Adapt the Dockerfile_modelhub located in the modelhub-engine repository to use your docker image as base (i.e. change the FROM XXXXXXXX line to FROM <your docker image>). No other changes should be necessary.
Build the image from the modified Dockerfile_modelhub. This will include the modelhub engine into your docker. Make sure to build it from within the modelhub-engine repository so it finds the modelhub framework which it will include in the Docker.
Push the image from the previous step to DockerHub (required if you want to publish your model on Modelhub, so the image can be found when starting a model for the first time. If you don’t plan to publish on Modelhub, this step is optional).

NOTE We are planning to provide a few pre-built Docker images for the most common deep learning frameworks, so you do not have to build them yourself. For now we only have a small set.

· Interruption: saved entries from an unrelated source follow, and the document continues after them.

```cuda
template <int MODEL, int KW, bool EAGER, bool NEGOK, bool BEAM>
__global__ void __launch_bounds__(LV_THREADS, JTB_LV_CTAS) level_search_kernel(const LvParams p) {
    constexpr bool neg_ok = NEGOK;
    constexpr int CLS_WORDS = BEAM ? LV_CLS_WORDS : 1;
    using L = EntryLayout<MODEL, KW>;
    constexpr int EW = L::EW;
    constexpr bool BAL = L::HAS_BAL;
    constexpr unsigned FULL = 0xffffffffu;
    using Scratch = LvScratch<KW, EW, BAL, BEAM>;
    extern __shared__ __align__(16) unsigned char lv_smem[];
    __shared__ LvState s_state;
    __shared__ unsigned long long s_seg_start[LV_NSEG + 1];
    const int tid = threadIdx.x, lane = tid & 31, warp = tid >> 5;
    const unsigned lt_mask = (1u << lane) - 1;
    Scratch& S = reinterpret_cast<Scratch*>(lv_smem)[warp];
    LvCtrl* ctrl = p.ctrl;
    ExpandTables T;
    T.rows = p.rows; T.classes = p.classes; T.cls_inv_pos = p.cls_inv_pos; T.row_words = p.row_words; T.sum_off = p.sum_off;

    LvState st = p.init;
    unsigned long long bar_gen = 0;
    unsigned long long my_probes = 0;
    int my_max_probe = 0;
    int wit_shard = -1, wit_rank = -1;
    if (blockIdx.x == 0 && tid == 0) ctrl->t0 = globaltimer();
    if (tid <= LV_NSEG) s_seg_start[tid] = tid == 0 ? 0 : st.n_in;
    __syncthreads();

    auto entry_of = [&](const LvState& a, unsigned long long idx, unsigned long long& eidx) -> const uint64_t* {
        int lo = 0, hi = LV_NSEG;
        while (hi - lo > 1) {
            const int mid = (lo + hi) >> 1;
            if (s_seg_start[mid] <= idx) lo = mid; else hi = mid;
        }
        eidx = (unsigned long long)lo * p.seg_cap + (idx - s_seg_start[lo]);
        return p.buf[a.in_idx] + eidx * EW;
    };

    auto run_attempt = [&](const LvState& a, unsigned first_chunk, unsigned chunk_stride) {
        unsigned G = 32, g_log = 5;
        if (a.n_in < 32ull * chunk_stride) {
            const unsigned q = ((unsigned)a.n_in + chunk_stride - 1) / chunk_stride;
            g_log = q <= 1 ? 0 : 32 - __clz(q - 1);
            G = 1u << g_log;
        }
        const unsigned n_chunks = (unsigned)((a.n_in + G - 1) >> g_log);
        if (first_chunk >= n_chunks) return;
        uint64_t* out = p.buf[a.in_idx ^ 1];
        unsigned* res_flags = &ctrl->flags[a.s_out][0];
        const unsigned my_seg = first_chunk % LV_NSEG;
        unsigned long long* my_cnt = &ctrl->seg[a.s_out][my_seg].n;
        uint64_t* my_out = out + (unsigned long long)my_seg * p.seg_cap * EW;
        const uint64_t wmask = a.win - 1;
        const uint64_t tag = (uint64_t)a.epoch << 56;
        unsigned stg_head = 0, stg_tail = 0;
        int bt_shard = -1, bt_min = 0x7fffffff, bt_max = -1;
        auto flush = [&](unsigned n) {
            unsigned long long base = 0;
            if (lane == 0) base = atomicAdd(my_cnt, (unsigned long long)n);
            base = __shfl_sync(FULL, base, 0);
            if (base + n <= p.seg_cap) {
                uint64_t* dst = my_out + base * EW;
                for (unsigned x = lane; x < n * EW; x += 32) {
                    const unsigned e = x / EW, k = x - e * EW;
                    dst[x] = S.stage[(stg_head + e) % LV_STAGE][k];
                }
                if (BEAM && (unsigned)lane < n)
                    p.aux[a.in_idx ^ 1][(unsigned long long)my_seg * p.seg_cap + base + lane] = S.stage_aux[(stg_head + lane) % LV_STAGE];
            }
            stg_head += n;
            __syncwarp();
        };
#ifdef JTB_LV_PROF
        long long tp = clock64();
        if (blockIdx.x == 0 && threadIdx.x == 0) ctrl->prof[8]++;
#endif
        for (unsigned chunk = first_chunk; chunk < n_chunks; chunk += chunk_stride) {
            const unsigned long long idx = (unsigned long long)chunk * G + lane;
            const bool have = (unsigned)lane < G && idx < a.n_in;
            uint64_t todo = 0;
            unsigned n_cls_children = 0;
            {
                Expander<MODEL, KW, EAGER> X;
                X.todo = 0; X.rd_ok = 0; X.ncls = 0; X.cls_i = 0;
                X.fr_pos = 0; X.shard = 0; X.gj_end = 0; X.cls_base = 0; X.rslot = 0;
                if (have) {
                    unsigned long long eidx;
                    const uint64_t* e = entry_of(a, idx, eidx);
                    unsigned crashed = 0;
                    if constexpr (BEAM) crashed = __ldcg(p.aux[a.in_idx] + eidx);
#pragma unroll
                    for (int i = 0; i < KW; ++i) X.w[i] = ldcg64(e + i);
                    if constexpr (BAL) {
#pragma unroll
                        for (int i = 0; i < 4; ++i) {
                            const uint64_t v = ldcg64(e + KW + i);
                            X.bal[2 * i] = (int32_t)(uint32_t)v;
                            X.bal[2 * i + 1] = (int32_t)(uint32_t)(v >> 32);
                        }
                    }
                    const int shard = X.load_header(T);
                    bool alive = !(p.n_shards > 1 && ld_volatile(&p.shard_found[shard]));
                    if constexpr (BEAM) {
                        S.crashed[lane] = crashed & 0xffffu;
                        if (a.beam_thr >= 0) {
                            const int key = (int)(crashed >> 16);
                            alive = alive && (key < a.beam_thr ||
                                              (key == a.beam_thr && (int)((hash_key<KW>(X.w) >> 17) & 1023) < a.beam_frac));
                        }
                    }
                    X.begin(T, alive);
                    todo = X.todo;
#pragma unroll
                    for (int cw = 0; cw < CLS_WORDS; ++cw) S.cls_todo[lane][cw] = 0;
                    if (X.cls_i == 0) {
                        uint64_t cw_bits = 0;
                        for (int ci = 0; ci < X.ncls; ++ci) {
                            const int32_t* q = reinterpret_cast<const int32_t*>(T.classes + X.cls_base + ci);
                            const I4 b = ld_i4(q + 4);
                            const int shift = b.w & 0xff, width = b.w >> 8;
                            uint64_t field = 0;
#pragma unroll
                            for (int i = 1; i < KW; ++i) if (i == b.z) field = X.w[i];
                            const int count = (int)((field >> shift) & ((1ull << width) - 1));
                            if (count < b.y && ld_i32(T.cls_inv_pos + b.x + count) < X.fr_pos) { cw_bits |= 1ull << (ci & 63); ++n_cls_children; }
                            if ((ci & 63) == 63 || ci == X.ncls - 1) { S.cls_todo[lane][ci >> 6] = cw_bits; cw_bits = 0; }
                        }
                    }
#pragma unroll
                    for (int i = 0; i < KW; ++i) S.w[lane][i] = X.w[i];
                    if constexpr (BAL) {
#pragma unroll
                        for (int i = 0; i < 8; ++i) S.bal[lane][i] = X.bal[i];
                    }
                    S.rd_ok[lane] = X.rd_ok;
                    S.hdr[lane][0] = X.fr_pos; S.hdr[lane][1] = X.shard; S.hdr[lane][2] = X.gj_end;
                    S.hdr[lane][3] = X.cls_base; S.hdr[lane][4] = X.rslot; S.hdr[lane][5] = X.ncls;
                }
                S.todo[lane] = todo;
            }
            unsigned c = (unsigned)__popcll(todo) + n_cls_children;
            unsigned incl = c;
#pragma unroll
            for (int o = 1; o < 32; o <<= 1) {
                const unsigned v = __shfl_up_sync(FULL, incl, o);
                if (lane >= o) incl += v;
            }
            LV_PROF(0, tp);
            S.start[lane] = incl - c;
            const unsigned total = __shfl_sync(FULL, incl, 31);
            if (lane == 0) S.start[32] = total;
            __syncwarp();
            for (unsigned g0 = 0; g0 < total; g0 += 32) {
                const unsigned g = g0 + lane;
                const bool act = g < total;
                Child<KW> ch;
                bool is_new = false;
                int owner = 0;
                unsigned child_crashed = 0;
                if (act) {
                    int lo = 0, hi = 32;
                    while (hi - lo > 1) {
                        const int mid = (lo + hi) >> 1;
                        if (S.start[mid] <= g) lo = mid; else hi = mid;
                    }
                    owner = lo;
                    const int k = (int)(g - S.start[owner]);
                    Expander<MODEL, KW, EAGER> Y;
#pragma unroll
                    for (int i = 0; i < KW; ++i) Y.w[i] = S.w[owner][i];
                    if constexpr (BAL && !NEGOK) {
#pragma unroll
                        for (int i = 0; i < 8; ++i) Y.bal[i] = S.bal[owner][i];
                    }
                    Y.rd_ok = S.rd_ok[owner];
                    Y.gj = (int)((Y.w[0] >> 32) & XRANK_MASK);
                    Y.reg = (int32_t)(uint32_t)Y.w[0];
                    Y.row = T.rows + (size_t)Y.gj * T.row_words;
                    Y.fr_pos = S.hdr[owner][0]; Y.shard = S.hdr[owner][1]; Y.gj_end = S.hdr[owner][2];
                    Y.cls_base = S.hdr[owner][3]; Y.rslot = S.hdr[owner][4]; Y.ncls = S.hdr[owner][5];
                    const uint64_t otodo = S.todo[owner];
                    const int ns = __popcll(otodo);
                    bool ok;
                    int t_slot = 0;
                    if constexpr (BEAM) child_crashed = S.crashed[owner] + (k >= ns ? 1u : 0u);
                    if (k < ns) { t_slot = select64(otodo, k); ok = Y.child_slot(T, t_slot, neg_ok, ch, true); }
                    else {
                        int kk = k - ns, cw = 0;
                        for (; cw < CLS_WORDS - 1; ++cw) {
                            const int pc = __popcll(S.cls_todo[owner][cw]);
                            if (kk < pc) break;
                            kk -= pc;
                        }
                        ok = Y.child_class(T, cw * 64 + select64(S.cls_todo[owner][cw], kk), neg_ok, ch);
                    }
                    if (ok) {
                        if (ch.done) {
                            if (atomicExch(&p.shard_found[Y.shard], 1) == 0) {
                                if (atomicSub(&ctrl->n_undecided, 1) == 1) atomicOr(res_flags, LV_F_DECIDED);
                            }
                        } else {
                            int plen;
                            const int r = lv_insert<KW>(p.table, wmask, ch.w, tag, &plen);
                            my_probes++;
                            my_max_probe = max(my_max_probe, plen);
                            if (r < 0) atomicOr(res_flags, LV_F_RETRY);
                            is_new = r == 1;
                            if constexpr (BAL) {
                                if (is_new && ch.d < 0) Y.load_transfer(t_slot, ch);
                            }
                            if (is_new && ch.cgj > Y.gj && (wit_shard != Y.shard || wit_rank < ch.cgj)) {
                                wit_shard = Y.shard; wit_rank = ch.cgj;
                                atomicMax(&p.shard_max_rank[Y.shard], ch.cgj);
                            }
                            if (BEAM && is_new) {
                                LvBeam* bm = p.beam;
                                const int key = lv_beam_key((int)child_crashed, __ldcg(&bm->min_crashed[a.s_in][Y.shard]), ch.cgj,
                                                            __ldcg(&bm->max_rank[a.s_in][Y.shard]));
                                atomicAdd(&bm->hist[a.s_out][key], 1u);
                                child_crashed = min(child_crashed, 0xffffu) | ((unsigned)key << 16);
                                if (bt_shard != Y.shard) { bt_shard = Y.shard; bt_min = 0x7fffffff; bt_max = -1; }
                                const int cc = (int)(child_crashed & 0xffffu);
                                if (cc < bt_min) { bt_min = cc; atomicMin(&bm->min_crashed[a.s_out][Y.shard], bt_min); }
                                if (ch.cgj > bt_max) { bt_max = ch.cgj; atomicMax(&bm->max_rank[a.s_out][Y.shard], bt_max); }
                            }
                        }
                    }
                }
                const unsigned newm = __ballot_sync(FULL, is_new);
                if (newm) {
                    if (is_new) {
                        uint64_t* e = S.stage[(stg_tail + __popc(newm & lt_mask)) % LV_STAGE];
                        if constexpr (BEAM) S.stage_aux[(stg_tail + __popc(newm & lt_mask)) % LV_STAGE] = child_crashed;
#pragma unroll
                        for (int i = 0; i < KW; ++i) e[i] = ch.w[i];
                        if constexpr (BAL) {
                            int32_t b[8];
#pragma unroll
                            for (int i = 0; i < 8; ++i) b[i] = S.bal[owner][i];
                            if (ch.amt) {
#pragma unroll
                                for (int i = 0; i < 8; ++i) {
                                    if (i == ch.d) b[i] -= ch.amt;
                                    if (i == ch.c) b[i] += ch.amt;
                                }
                            }
#pragma unroll
                            for (int i = 0; i < 4; ++i) e[KW + i] = u64_of(b[2 * i], b[2 * i + 1]);
                        }
                    }
                    stg_tail += __popc(newm);
                    __syncwarp();
                    if (stg_tail - stg_head >= 32) flush(32);
                }
            }
            __syncwarp();
// ... 27 lines not shown
                if (t0 + t1 > cap) {
                    unsigned mine = 0;
                    const unsigned* hh = p.beam->hist[a.s_out];
#pragma unroll 8
                    for (int i = 0; i < 32; ++i) mine += *(volatile const unsigned*)&hh[lane * 32 + i];
                    unsigned incl_h = mine;
#pragma unroll
                    for (int o = 1; o < 32; o <<= 1) {
                        const unsigned v = __shfl_up_sync(FULL, incl_h, o);
                        if (lane >= o) incl_h += v;
                    }
                    const unsigned reach = __ballot_sync(FULL, incl_h >= cap);
                    if (reach) {
                        const int wl = __ffs(reach) - 1;
                        if (lane == wl) {
                            unsigned long long run = incl_h - mine;
                            int b = 0;
                            unsigned in_bin = 1;
                            for (; b < 32; ++b) {
                                in_bin = *(volatile const unsigned*)&hh[lane * 32 + b];
                                if (run + in_bin >= cap) break;
                                run += in_bin;
                            }
                            thr = lane * 32 + min(b, 31);
                            frac = (int)min(1024ull, (cap - min(cap, run)) * 1024ull / max(in_bin, 1u) + 1ull);
                        }
                        thr = __shfl_sync(FULL, thr, wl);
                        frac = __shfl_sync(FULL, frac, wl);
                    }
                }
            }
            if (lane == 0 && !nx.stop && !((fl & LV_F_RETRY))) { nx.beam_thr = thr; nx.beam_frac = frac; }
#ifdef JTB_LV_PROF
            if (BEAM && blockIdx.x == 0 && lane == 0 && a.attempt < 2048) {
                int* tr = ctrl->trace[a.attempt];
                tr[0] = (int)a.level; tr[1] = (int)(t0 + t1); tr[2] = thr; tr[3] = frac;
                tr[4] = *(volatile int*)&p.beam->min_crashed[a.s_out][0]; tr[5] = *(volatile int*)&p.beam->max_rank[a.s_out][0];
            }
#endif
            const bool repeated = (__shfl_sync(FULL, fl, 0) & LV_F_RETRY) != 0;
            if (!repeated) {
                s_seg_start[lane + 1] = i0;
                s_seg_start[lane + 33] = t0 + i1;
                if (lane == 0) s_seg_start[0] = 0;
            }
            if (lane == 0) s_state = nx;
        }
        __syncthreads();
        a = s_state;
    };

    auto zero_fill = [&](uint64_t from, uint64_t to) {
        ulonglong2* t = reinterpret_cast<ulonglong2*>(p.table);
        const uint64_t n16 = (to - from) * KW / 2, off = from * KW / 2;
        for (uint64_t i = (uint64_t)blockIdx.x * LV_THREADS + tid; i < n16; i += (uint64_t)gridDim.x * LV_THREADS)
            t[off + i] = make_ulonglong2(0, 0);
    };
    auto reset_spare = [&](const LvState& a) {
        ctrl->seg[a.s_spare][lane].n = 0;
        ctrl->seg[a.s_spare][lane + 32].n = 0;
        if (lane == 0) ctrl->flags[a.s_spare][0] = 0;
        if constexpr (BEAM) {
            for (int i = lane; i < LV_BEAM_BINS; i += 32) p.beam->hist[a.s_spare][i] = 0;
            if (lane < LV_BEAM_SHARDS) { p.beam->min_crashed[a.s_spare][lane] = 0x7fffffff; p.beam->max_rank[a.s_spare][lane] = -1; }
        }
    };

    for (;;) {
        if (st.stop) break;
        const bool narrow = st.n_in <= p.narrow_max;
        {
            const uint64_t win = st.win;
            if (win > st.zeroed) {
                zero_fill(st.zeroed, win);
                st.zeroed = win;
                if (!lv_grid_barrier(ctrl, bar_gen, false)) break;
            }
        }
        if (!narrow) {
            if (blockIdx.x == 0 && warp == LV_WARPS - 1) {
                reset_spare(st);
                if (lane == 0) {
                    if (p.time_budget_ns && globaltimer() - ctrl->t0 > p.time_budget_ns)
                        atomicOr(&ctrl->flags[st.s_out][0], LV_F_GIVEUP | ((unsigned)JTB_CAUSE_BUDGET << 8));
                    if (st.n_in > ctrl->max_width) ctrl->max_width = st.n_in;
                    if (st.win > ctrl->max_window) ctrl->max_window = st.win;
                }
            }
#ifdef JTB_LV_PROF
            long long tw = clock64();
#endif
            run_attempt(st, (unsigned)warp * gridDim.x + blockIdx.x, (unsigned)gridDim.x * LV_WARPS);
            LV_PROF(3, tw);
            if (!lv_grid_barrier(ctrl, bar_gen, false)) break;
            LV_PROF(4, tw);
            collect(st);
            LV_PROF(5, tw);
#ifdef JTB_LV_PROF
            if (blockIdx.x == 0 && threadIdx.x == 0) ctrl->prof[9]++;
#endif
            if (!st.stop && st.n_in <= p.narrow_max && !lv_grid_barrier(ctrl, bar_gen, false)) break;
        } else {
            if (blockIdx.x == 0) {
                for (;;) {
                    if (warp == LV_WARPS - 1) {
                        reset_spare(st);
                        if (lane == 0) {
// ... 51 lines not shown
```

You can find the existing pre-build images on DockerHub - use the ones that end with ‘-modelhub’ (the ones that don’t end with ‘-modelhub’ have only the pure DL environment without the modelhub framework on top.

If the DL environment, the exact version of the DL environment, or third party dependencies you require are not available in the pre-build dockers, you have to build it yourself, following the above steps.

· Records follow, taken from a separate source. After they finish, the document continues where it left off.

# nv-tlabs/DefTet

Measured on AMD Instinct MI355X. Metric: M tet-point tests/s (fwd+bwd) at res=70, 100k queries, higher is better.
Workload: dtype f32

## Files before the change

### deftet_amd/csrc/point_in_tet.hip

```cpp
#pragma clang fp contract(off)

#include <stdlib.h>

#include <algorithm>
#include <type_traits>
#include <vector>

#include "common.hpp"

namespace deftet {
namespace pit {

constexpr float kBig = 1048576.0f;
constexpr float kTau = 1.0f / 128.0f;
constexpr float kMargin = 1.0f / 64.0f;
constexpr float kWMin = 9.3132257e-10f;
constexpr int kMiss = 0x7F7F7F7F;
constexpr int kMaxG = 112;
constexpr int kMaxBins = 15 * 1024;
constexpr int kHitOverflow = -2;

constexpr int kHitPad = 64;
__host__ __device__ inline int hit_pad(int B) { return (B + kHitPad - 1) / kHitPad * kHitPad; }
__host__ __device__ inline size_t hit_cnt_off(int B, int T) { return (size_t)B * T * 2; }
// ... 662 lines not shown
    PHASE_MARK(12);
    SPAN_MARK(1);
    if (keep) return;
    __syncthreads();
    for (int i = tid; i < n; i += kSortThreads) {
        const float4 q = src[source_of(i)];
        dst[atomicAdd(&cnt[(cell_of(q.y, oy, iy, G) - cyLo) * GxP + cell_of(q.x, ox, ix, Gx)], 1)] = q;
    }
}

__device__ __forceinline__ void irregular_queries_tail(const Planes &P, int t, int b, int Q, const float *__restrict__ pts,
                                                       const int *__restrict__ counters, const int *__restrict__ irregQ, int *result)
{
    const int n = counters[b * 4 + 1];
    for (int k = 0; k < n; ++k) {
        const int q = irregQ[(size_t)b * Q + k];
        const float *p = pts + ((size_t)b * Q + q) * 3;
        if (accept(P, p[0], p[1], p[2])) atomicMin(&result[(size_t)b * Q + q], t);
    }
}

#ifndef PIT_WAVES
#define PIT_WAVES 5
#endif


struct TetBox {
    float lo[3], hi[3], w;
};
__device__ __forceinline__ bool classify(const float *v, const Planes &P, TetBox &bx)
{
#pragma unroll
    for (int k = 0; k < 3; ++k) {
        bx.lo[k] = fminf(fminf(v[k], v[3 + k]), fminf(v[6 + k], v[9 + k]));
        bx.hi[k] = fmaxf(fmaxf(v[k], v[3 + k]), fmaxf(v[6 + k], v[9 + k]));
    }
    bx.w = fmaxf(fmaxf(bx.hi[0] - bx.lo[0], bx.hi[1] - bx.lo[1]), bx.hi[2] - bx.lo[2]);
    const float big = fmaxf(fmaxf(fmaxf(fabsf(bx.lo[0]), fabsf(bx.hi[0])), fmaxf(fabsf(bx.lo[1]), fabsf(bx.hi[1]))),
                            fmaxf(fabsf(bx.lo[2]), fabsf(bx.hi[2])));
    const float thr = kTau * ((bx.w * bx.w) * bx.w);
    const bool cond = fabsf(P.dv[0]) >= thr && fabsf(P.dv[1]) >= thr && fabsf(P.dv[2]) >= thr && fabsf(P.dv[3]) >= thr;
    return big <= kBig && (P.sv == 0u || P.sv == 15u) && bx.w >= kWMin && cond;
}

struct CellBox {
    int cx0, cx1, cy0, cy1, cz0, cz1;
};

__device__ __forceinline__ float4 ld_f4_hint(const float4 *p, bool nt)
{
    if (!nt) return *p;
    typedef float f4v __attribute__((ext_vector_type(4)));
    const f4v x = __builtin_nontemporal_load(reinterpret_cast<const f4v *>(p));
    return make_float4(x[0], x[1], x[2], x[3]);
}
struct DenseTets {
    typedef const float *__restrict__ Arg;
    typedef const float *Ref;
    typedef const float *__restrict__ RefArg;
    const float *tet;
    __host__ __device__ __forceinline__ DenseTets(const float *p) : tet(p) {}
    __device__ __forceinline__ Ref at(int b, int T, int t) const { return tet + ((size_t)b * T + t) * 12; }
    __device__ __forceinline__ Ref at_flat(long long i, int ) const { return tet + i * 12; }
    template <bool NT = false>
    __device__ __forceinline__ static void get3(Ref r, float4 &a, float4 &bq, float4 &c)
    {
        const float4 *src = reinterpret_cast<const float4 *>(r);
        a = ld_f4_hint(src, NT); bq = ld_f4_hint(src + 1, NT); c = ld_f4_hint(src + 2, NT);
    }
    template <bool NT = false>
    __device__ __forceinline__ static void get4(Ref r, float (&v)[12])
    {
        float4 a, bq, c;
        get3<NT>(r, a, bq, c);
        v[0] = a.x; v[1] = a.y; v[2] = a.z; v[3] = a.w;
        v[4] = bq.x; v[5] = bq.y; v[6] = bq.z; v[7] = bq.w;
        v[8] = c.x; v[9] = c.y; v[10] = c.z; v[11] = c.w;
    }
    __device__ __forceinline__ static void get(Ref r, float (&v)[12])
    {
#pragma unroll
        for (int k = 0; k < 12; ++k) v[k] = r[k];
    }
};
struct IndexedTets {
    const float *pos;
    const int *idx;
    long long idxStride;
    int V;
    typedef IndexedTets Arg;
    struct Ref {
        const float *p;
        const int *ix;
        unsigned V;
    };
    typedef Ref RefArg;
    __device__ __forceinline__ Ref at(int b, int T, int t) const
    {
        (void)T;
        return Ref{pos + (size_t)b * (size_t)V * 3, idx + (size_t)b * idxStride + (size_t)t * 4, (unsigned)V};
    }
    __device__ __forceinline__ Ref at_flat(long long i, int T) const { return at((int)(i / T), T, (int)(i % T)); }
    template <bool NT = false>
    __device__ __forceinline__ static void get4(const Ref &r, float (&v)[12])
    {
        const int4 c = *reinterpret_cast<const int4 *>(r.ix);
        const int ci[4] = {c.x, c.y, c.z, c.w};
#pragma unroll
        for (int k = 0; k < 4; ++k) {
            const unsigned u = (unsigned)ci[k];
            if (u < r.V) {
                const float *p = r.p + (size_t)u * 3;
                v[3 * k] = p[0]; v[3 * k + 1] = p[1]; v[3 * k + 2] = p[2];
            } else {
                v[3 * k] = v[3 * k + 1] = v[3 * k + 2] = __int_as_float(0x7FC00000);
            }
        }
    }
    template <bool NT = false>
    __device__ __forceinline__ static void get3(const Ref &r, float4 &a, float4 &bq, float4 &c)
    {
        float v[12];
        get4(r, v);
        a = make_float4(v[0], v[1], v[2], v[3]); bq = make_float4(v[4], v[5], v[6], v[7]); c = make_float4(v[8], v[9], v[10], v[11]);
    }
    __device__ __forceinline__ static void get(const Ref &r, float (&v)[12]) { get4(r, v); }
};
__global__ __launch_bounds__(256) void k_idx_check(const int4 *__restrict__ idx, long long n, unsigned V, int *bad)
{
    const long long i = (long long)blockIdx.x * blockDim.x + threadIdx.x;
    if (i >= n) return;
    const int4 c = idx[i];
    if ((unsigned)c.x >= V || (unsigned)c.y >= V || (unsigned)c.z >= V || (unsigned)c.w >= V) *bad = 1;
}

template <class TS_, bool F>
struct TetCfg {
    typedef TS_ TS;
    static constexpr bool flag = F;
};
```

2. Prepare your model based on the modelhub template¶

Fork the model template.
Change the name of your model-template fork to your model’s name. For this open your fork on GitHub, go to Settings, change the Repository name, and press Rename.
Clone your renamed fork to your local computer and open the cloned folder.
Populate the configuration file contrib_src/model/config.json with the relevant information about your model. Please refer to the schema for allowed values and structure.
Version 0.4 and up breaks the compatibility with older versions of the schema, please validate your configuration file against the current schema if you are submitting a new model. Old models are still compatible anddon’t need to be changed unless you are updating the modelhub-engine version of the Docker image. For single-input models, assign the key "single" to your input as in the schema above.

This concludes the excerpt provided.